The Red Wings, who are scrapping with Ottawa in the East's wild card race, had an edge on the home team in every area but one: Linus Ullmarks. The Sens' 1-0 advantage in that category ultimately delivered them a 2-1 win.

This was a desperation game for Detroit. They were awful to start the season, and then, by only really changing their coach, they manufactured a pretty sick hot streak. But they'd lost five in a row heading into this one, most recently 5-2 at home to the Capitals after they'd led 2-0, and their fans were losing too—losing patience. The Wings needed to make up ground against their wild card rivals, and they tried their darndest. They registered 49 shots, their most in a game since 2012, but Ullmark was there to stop all but one of them. They kept coming and coming at the goalie until the final whistle and beyond, when a belated and unofficial Lucas Raymond shot crossed the line about a second too late.

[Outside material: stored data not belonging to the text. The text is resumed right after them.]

struct epi_batch {
  epi_engine *eng = nullptr;
  int64_t n = 0, nbytes = 0;
  const uint8_t *xm = nullptr;
  const int64_t *off = nullptr;
  const int32_t *len = nullptr;
  const int32_t *rname = nullptr, *strand = nullptr, *start = nullptr;
  bool owns = false;
  int congruent = 0;
  bool cols_owned = false;
  epi::DevBuf own_xm, own_off, own_len, own_rname, own_strand, own_start;

  epi::DevBuf stats;
  bool stats_queued = false, stats_host = false;
  hipEvent_t stats_done = nullptr;
  epi::RowStats h_stats = {};
  epi::DevBuf scan_tmp;
  epi::DevBuf tiles, tile_nrow, tile_base, tile_out;
  epi::DevBuf pool_key, pool_a, pool_b, pool_c, pool_d, pool_e, pool_f;
  epi::DevBuf misc;
  epi::DevBuf mhl_m, mhl_h, mhl_blk, mhl_cont, mhl_cur;
  size_t mhl_rec_cap = 0;
  epi::DevBuf heavy_list, heavy_slab, heavy_sums;
  epi::DevBuf deep_list;
  epi::DevBuf diag;
  size_t pool_cap = 0;
  uint32_t cx_slot_cg = 0, cx_slot_wide = 0;
  uint32_t mhl_slot = 0, mhl_last_slot = 0, mhl_last_ovf = 0;
  uint32_t mhlf_slot = 0;
  bool mhlf_prefer_wide = false;
  uint32_t mhlf_prefer_wide_H = 0;
  bool mhlf_prefer_fold = false;
  epi::DevBuf mhlf_fold_slab;
  bool mhl_shared_fused = false;
  uint32_t cx_last_slot = 0, cx_last_ovf = 0;
  epi::DevBuf cx_prev_off, cx_prev_cnt;
  uint32_t cx_prev_key = 0;
  int32_t cx_prev_T = 0, cx_prev_nt = 0;
  int64_t cx_prev_nrow = 0;
  bool cx_defer = false, cx_deferred = false;
  uint32_t cx_def_heavy_done = 0;
  int32_t cx_noheavy_T = 0, cx_noheavy_rows = 0;
  int cx_last_np = 0;
  uint32_t cx_last_ctx_of_plane = 0;
  epi::DevBuf pass_tmp;
  epi::DevBuf host_io;
  epi::DevBuf bf_flag;
  int64_t patm_groups = 0, patm_pairs = 0, patm_scratch = 0;
  int64_t pats_groups = 0, pats_pairs = 0, pats_fallback = 0;
  epi::DevBuf mhl_keep_tab;
  int32_t mhl_keep_len = -1;
  double mhl_keep_oo = 0.0;
  epi::DevBuf thr_tab;
  int32_t thr_tab_len = -1;
  epi::ThrParams thr_tab_prm = {0, 0.0, 0.0};
  size_t pool_cap2 = 0;
  epi::DevBuf het_cx, het_rank, het_flag, het_key, het_sctx, het_counts, het_out, het_scal;
  int64_t het_nsite = 0, het_max_span = 0;
  int32_t het_k = 0;
  uint32_t het_min_reads = 1;
  epi::DevBuf link_back, link_blen, link_bmean, link_bflag, link_bout;
  int32_t link_D = 0;
  uint32_t link_min_reads = 1;
  int64_t link_max_dist = 0, link_nblock = 0;
  bool link_blocks = false;
  epi::DevBuf cmp_cx, cmp_counts_b;

  epi::ReportKind last_kind = epi::KIND_NONE;
  int64_t last_nrow = 0;
  int32_t last_ntiles = 0;
  int32_t tile_hint_T[4] = {0, 0, 0, 0};
  int32_t tile_hint_nt[4] = {0, 0, 0, 0};
  int32_t tile_hint_lmax[4] = {0, 0, 0, 0};
  epi::DevBuf tile_bsum[4];
  int32_t tiles_T = 0, tiles_nt = 0, tiles_lmax = 0;
  std::vector<int64_t> tiles_shared;
  epi::DevBuf tiles_nt_dev;

  std::vector<int64_t> shared_keys;
  std::vector<int32_t> shared_owned;
  std::vector<int64_t> dev_shared_keys;
  std::vector<int32_t> dev_shared_owned;
  epi::DevBuf d_shared_keys, d_shared_owned, d_slot_tile;
  int32_t *d_slab = nullptr;
  epi::DevBuf own_slab, own_slab2;
  std::vector<std::shared_ptr<epi_shard_plan>> shard_plans;
  int32_t *d_mhl_cnt_slab = nullptr;
  int64_t *d_mhl_sum_slab = nullptr;
  uint32_t mhl_ctx_mask = 0;
};

namespace epi {

hipStream_t pick_stream(epi_batch *b, void *stream);
struct CopyPart { void *dst; const void *src; size_t bytes; };
int copy_parts_to_host(epi_engine *eng, const CopyPart *parts, int nparts, hipStream_t s);
int copy_to_host(epi_engine *eng, void *h_dst, const void *d_src, size_t bytes, hipStream_t s);
int read_scalars(epi_batch *b, hipStream_t s, const void *d_src, size_t bytes, void *h_dst);
inline Scalars *report_scalars(const epi_batch *b) { return b->misc.as<Scalars>(); }
inline int read_report_scalars(epi_batch *b, hipStream_t s, Scalars *h) {
  return read_scalars(b, s, report_scalars(b), sizeof(Scalars), h);
}

void *table_block(size_t bytes);
void table_block_release(void *p);

int read_text_file(const char *path, std::vector<uint8_t> &out, int nthreads);

class BgzfWriter {
 public:
  BgzfWriter() = default;
  BgzfWriter(const BgzfWriter &) = delete;
  BgzfWriter &operator=(const BgzfWriter &) = delete;
  ~BgzfWriter();
  int open(const char *path);
  int write(const uint8_t *data, size_t n, int nthreads);
  int close();
 private:
  void *f_ = nullptr;
};

int genome_device(epi_genome *g, int device, const uint8_t **d_seq, const int64_t **d_off);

"We should’ve put the puck in the net a long time before that,” Raymond said of his non-goal.

When the referee announced the results of the review, there was nothing for Detroit to celebrate, besides the fact that they get to play Buffalo next. If they lose that, they're really in trouble. Maybe they could try firing the coach again.

The Senators had the luxury of the slightly better, just barely playoff-worthy record heading into this one, but they are by no means relaxed. They've steadied the ship in the aftermath of a five-game losing streak that stretched across the international break, most triumphantly with an overtime comeback against another key foe in the Rangers. But this is still a team feeling do-or-die pressure every night. After seven straight seasons out of the playoffs, earning that underdog seed could mean the world to these young players (and Claude Giroux). That was what I inferred when I saw Brady Tkachuk get tkachoked up following the deadline deal that sent Josh Norris to Buffalo and brought Dylan Cozens to Canada's capital—something like, We went through all that adversity together, not just on the ice but through his shoulder surgery and the bleakness of the COVID season, too, and he's not going to be able to enjoy it when we finally succeed.

But the Sens are betting that Cozens was a guy not being used to his full potential on the laughingstock Sabres, and he did everything he could do endear himself to his new teammates—especially his goalie—in his first game with them. With five minutes remaining and the Senators on the power play in a 1-1 affair, Tkachuk worked the puck out of the corner and onto Jake Sanderson's stick in the slot. The 22-year-old defenseman's 37 assists is second on the team, and he earned this latest one with his patience. Sanderson saw Cozens set for a shot in the lower circle to his left, and he got the pass over thataway. Cam Talbot was way too far out of his crease to do anything but admire the puck as it whistled by him for the deciding goal.

There was a time when I would have called a win like this "Getting Sens-ed"—when Ottawa's still-developing prospects could infuriate an obviously superior foe by either putting all their inconsistent skills together for one randomly transcendent 60 minutes or squeaking out an inexplicable two points through sheer stupid hockey. This certainly had all the hallmarks of Sensiness: a ridiculous goalie performance, an overwhelming shot deficit, a soft penalty leading to the game-winner. But it's not the same when Ottawa sits in such an enviable position. No longer are they the scrappy gang of youths getting one over on some other team whose games actually matter. As it stands now, this is a playoff squad, beating a non-playoff bunch of also-rans. Even head coach Travis Green is getting into the spirit, speaking the p-word aloud in his postgame session.

"At some point, there’s going to be games—you see it in playoff hockey—where you get outplayed bad and your goalie just steals you a game, and he did tonight for sure.”

Senators ... playoffs. They're closer than you think!